Higher codimensional Ueda theory for a compact submanifold with unitary flat normal bundle

TL;DR

This paper generalizes Ueda's theory to higher codimensions, providing conditions for holomorphic foliations near a compact submanifold with flat normal bundle, with applications to Hermitian metrics on line bundles.

Contribution

It extends Ueda's linearizability results to higher codimensional cases and links these to the existence of semi-positive Hermitian metrics on nef line bundles.

Findings

Established a sufficient condition for holomorphic foliation existence near the submanifold.

Connected the foliation theory to the positivity of line bundles.

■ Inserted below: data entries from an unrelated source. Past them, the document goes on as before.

template <int NR>
__global__ __launch_bounds__(8 * kWave, NEMO_I8O_WAVES_PER_SIMD) void score_i8s_kernel(
    int S, int E, int ntiles, int nsets, int split, int cap, double padg,
    const int32_t* __restrict__ pos, const double* __restrict__ w01,
    const double* __restrict__ e_lo, const double* __restrict__ e_hi,
    const uint8_t* __restrict__ B8, const int8_t* __restrict__ udig, const double* __restrict__ u0,
    const double* __restrict__ nullsum, const void* __restrict__ tabs,
    double* __restrict__ partial, double* __restrict__ ll_out, int remap) {
  constexpr int WAVES = 8;
  constexpr int SPAD = NR * 16;
  constexpr int NSL = 7;
  constexpr int NG = WAVES / NR;
  using L = I8Lds<SPAD, NSL>;
  extern __shared__ __attribute__((aligned(16))) double lds8[];
  double2* ltab = L::ltab(lds8);
  double *elo_s = L::elo(lds8), *ehi_s = L::ehi(lds8);
  const EvalLds ev = L::eval(lds8);
  int* gi = L::gi(lds8);
  double* colsum = (double*)ev.A;

  const I8Block blk = i8_block(nsets, split, remap);
  const int b = blk.b, s_begin = blk.s_begin, s_end = blk.s_end;
  const int tid = threadIdx.x;
  const int lane = tid & (kWave - 1);
  const int w = __builtin_amdgcn_readfirstlane(tid / kWave);
  const int rb = w % NR, grp = w / NR;
  const int col = lane & 15, rg = lane >> 4;

  i8_copy_tables<SPAD>(lds8, elo_s, ehi_s, tabs, e_lo, e_hi, S, tid, blockDim.x);
  i8_init_eval<SPAD, NSL, 4>(ev, pos + (size_t)b * S, S, tid, blockDim.x, padg);
  __syncthreads();
  i8l_diag<SPAD>(ev.A, udig, S, tid, blockDim.x);
  for (int k0 = 0, my = i8_wave_passes<WAVES>(S, cap, w); k0 < my; k0 += 4)
    i8o_prep_passes<SPAD, WAVES, 4, 4, true>(ev, k0, w, lane, S, cap, 0, w01 + (size_t)b * S * S, elo_s,
                                             ehi_s, ltab);
  __syncthreads();
  i8l_split_g<SPAD>(ev, gi, u0, S, tid, blockDim.x);
  __syncthreads();
  i32x4 af[NSL];
  {
    const i32x4* Al = ev.A + (uint32_t)(col * 4 + ((rg + 2 * (col >> 2)) & 3));
#pragma unroll
    for (int sl = 0; sl < NSL; ++sl) af[sl] = Al[(sl * SPAD + 16 * rb) * 4];
  }
  const i32x4 c0 = ((const i32x4*)gi)[(16 * rb) / 4 + rg];
  const i32x4 c1 = ((const i32x4*)gi)[(SPAD + 16 * rb) / 4 + rg];
  __syncthreads();
#if NEMO_I8_ABLATE & 32
  if (s_end > 0) return;
#endif

  const i32x4* Bt = (const i32x4*)B8;
  const int nsb = s_end > s_begin ? s_end - s_begin : 0;
  const int niter = (nsb + NG - 1) / NG;
  int tpre = 8 * (s_begin + grp);
  i32x4 bc = Bt[(size_t)min(tpre, ntiles - 1) * kWave + lane];
  for (int k = 0; k < niter; ++k) {
    const int set = s_begin + k * NG + grp;
    double* cs = colsum + (size_t)((grp * 2 + (k & 1)) * 8) * NR * 16;
    if (set < s_end) {
      const int t_end = min(ntiles, 8 * set + 8);
      for (int t = 8 * set; t < t_end; ++t) {
        const int tn = t + 1 < t_end ? t + 1 : 8 * (set + NG);
        const i32x4 b1 = bc;
        const i32x4 b64 = b1 << 6;
        bc = Bt[(size_t)min(tn, ntiles - 1) * kWave + lane];
        const i32x4 h0 = __builtin_amdgcn_mfma_i32_16x16x64_i8(
            af[1], b1, __builtin_amdgcn_mfma_i32_16x16x64_i8(af[0], b64, i32x4{0, 0, 0, 0}, 0, 0, 0), 0, 0, 0);
        const i32x4 h1 = __builtin_amdgcn_mfma_i32_16x16x64_i8(
            af[3], b1, __builtin_amdgcn_mfma_i32_16x16x64_i8(af[2], b64, c0, 0, 0, 0), 0, 0, 0);
        const i32x4 l0 = __builtin_amdgcn_mfma_i32_16x16x64_i8(af[4], b1, i32x4{0, 0, 0, 0}, 0, 0, 0);
        const i32x4 l1 = __builtin_amdgcn_mfma_i32_16x16x64_i8(
            af[6], b1, __builtin_amdgcn_mfma_i32_16x16x64_i8(af[5], b64, c1, 0, 0, 0), 0, 0, 0);
        double ls0 = 0.0, ls1 = 0.0;
        uint32_t t0[4];
        uint64_t evt[4];
        double pr[4];
#pragma unroll
        for (int g = 0; g < 4; ++g) {
          t0[g] = ((uint32_t)h0[g] << 12) + (uint32_t)h1[g];
          evt[g] = exp2_fx_load(t0[g]);
        }
#pragma unroll
        for (int g = 0; g < 4; ++g)
          pr[g] = exp2_fx_series(t0[g], (int)(((uint32_t)l0[g] << 11) + (uint32_t)l1[g]));
#pragma unroll
        for (int g = 0; g < 4; ++g) {
          if (g & 1) ls1 = exp2_fx_apply(t0[g], evt[g], pr[g], ls1);
          else ls0 = exp2_fx_apply(t0[g], evt[g], pr[g], ls0);
        }
        const double v = rowsum4(ls0 + ls1);
        if (lane < 16) cs[((t - 8 * set) * NR + rb) * 16 + col] = v;
      }
    }
    __syncthreads();
    if (set < s_end && rb == k % NR) {
      double lp = 1.0;
      int le = 0;
#pragma unroll
      for (int h = 0; h < 2; ++h) {
        const int tt = (lane >> 4) + 4 * h;
        const int t = 8 * set + tt;
        double l = 1.0;
#pragma unroll
        for (int q = 0; q < NR; ++q) l += cs[(tt * NR + q) * 16 + col];
        i8_colprod(lp, le, l, t < ntiles && t * 16 + col < E);
      }
      const double v = wsum(log(lp) + (double)le * kLn2);
      if (lane == 0) partial[(size_t)b * nsets + set] = nullsum[set] + v;
    }
  }
  if (split == 1) {
    __syncthreads();
    if (w == 0) {
      const double v = sum_partials(partial + (size_t)b * nsets, nsets, lane);
      if (lane == 0) ll_out[b] = v;
    }
  }
}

Provided new insights into the neighborhood structure of submanifolds with flat normal bundles.

Abstract

Let $Y$ be a compact complex manifold embedded in a complex manifold with unitary flat normal bundle. Our interest is in a sort of the linearizability problem of a neighborhood of $Y$. As a higher-codimensional generalization of Ueda's result, we give a sufficient condition for the existence of a non-singular holomorphic foliation on a neighborhood of $Y$ which includes $Y$ as a leaf with unitary-linear holonomy. We apply this result to the existence problem of a smooth Hermitian metric with semi-positive curvature on a nef line bundle.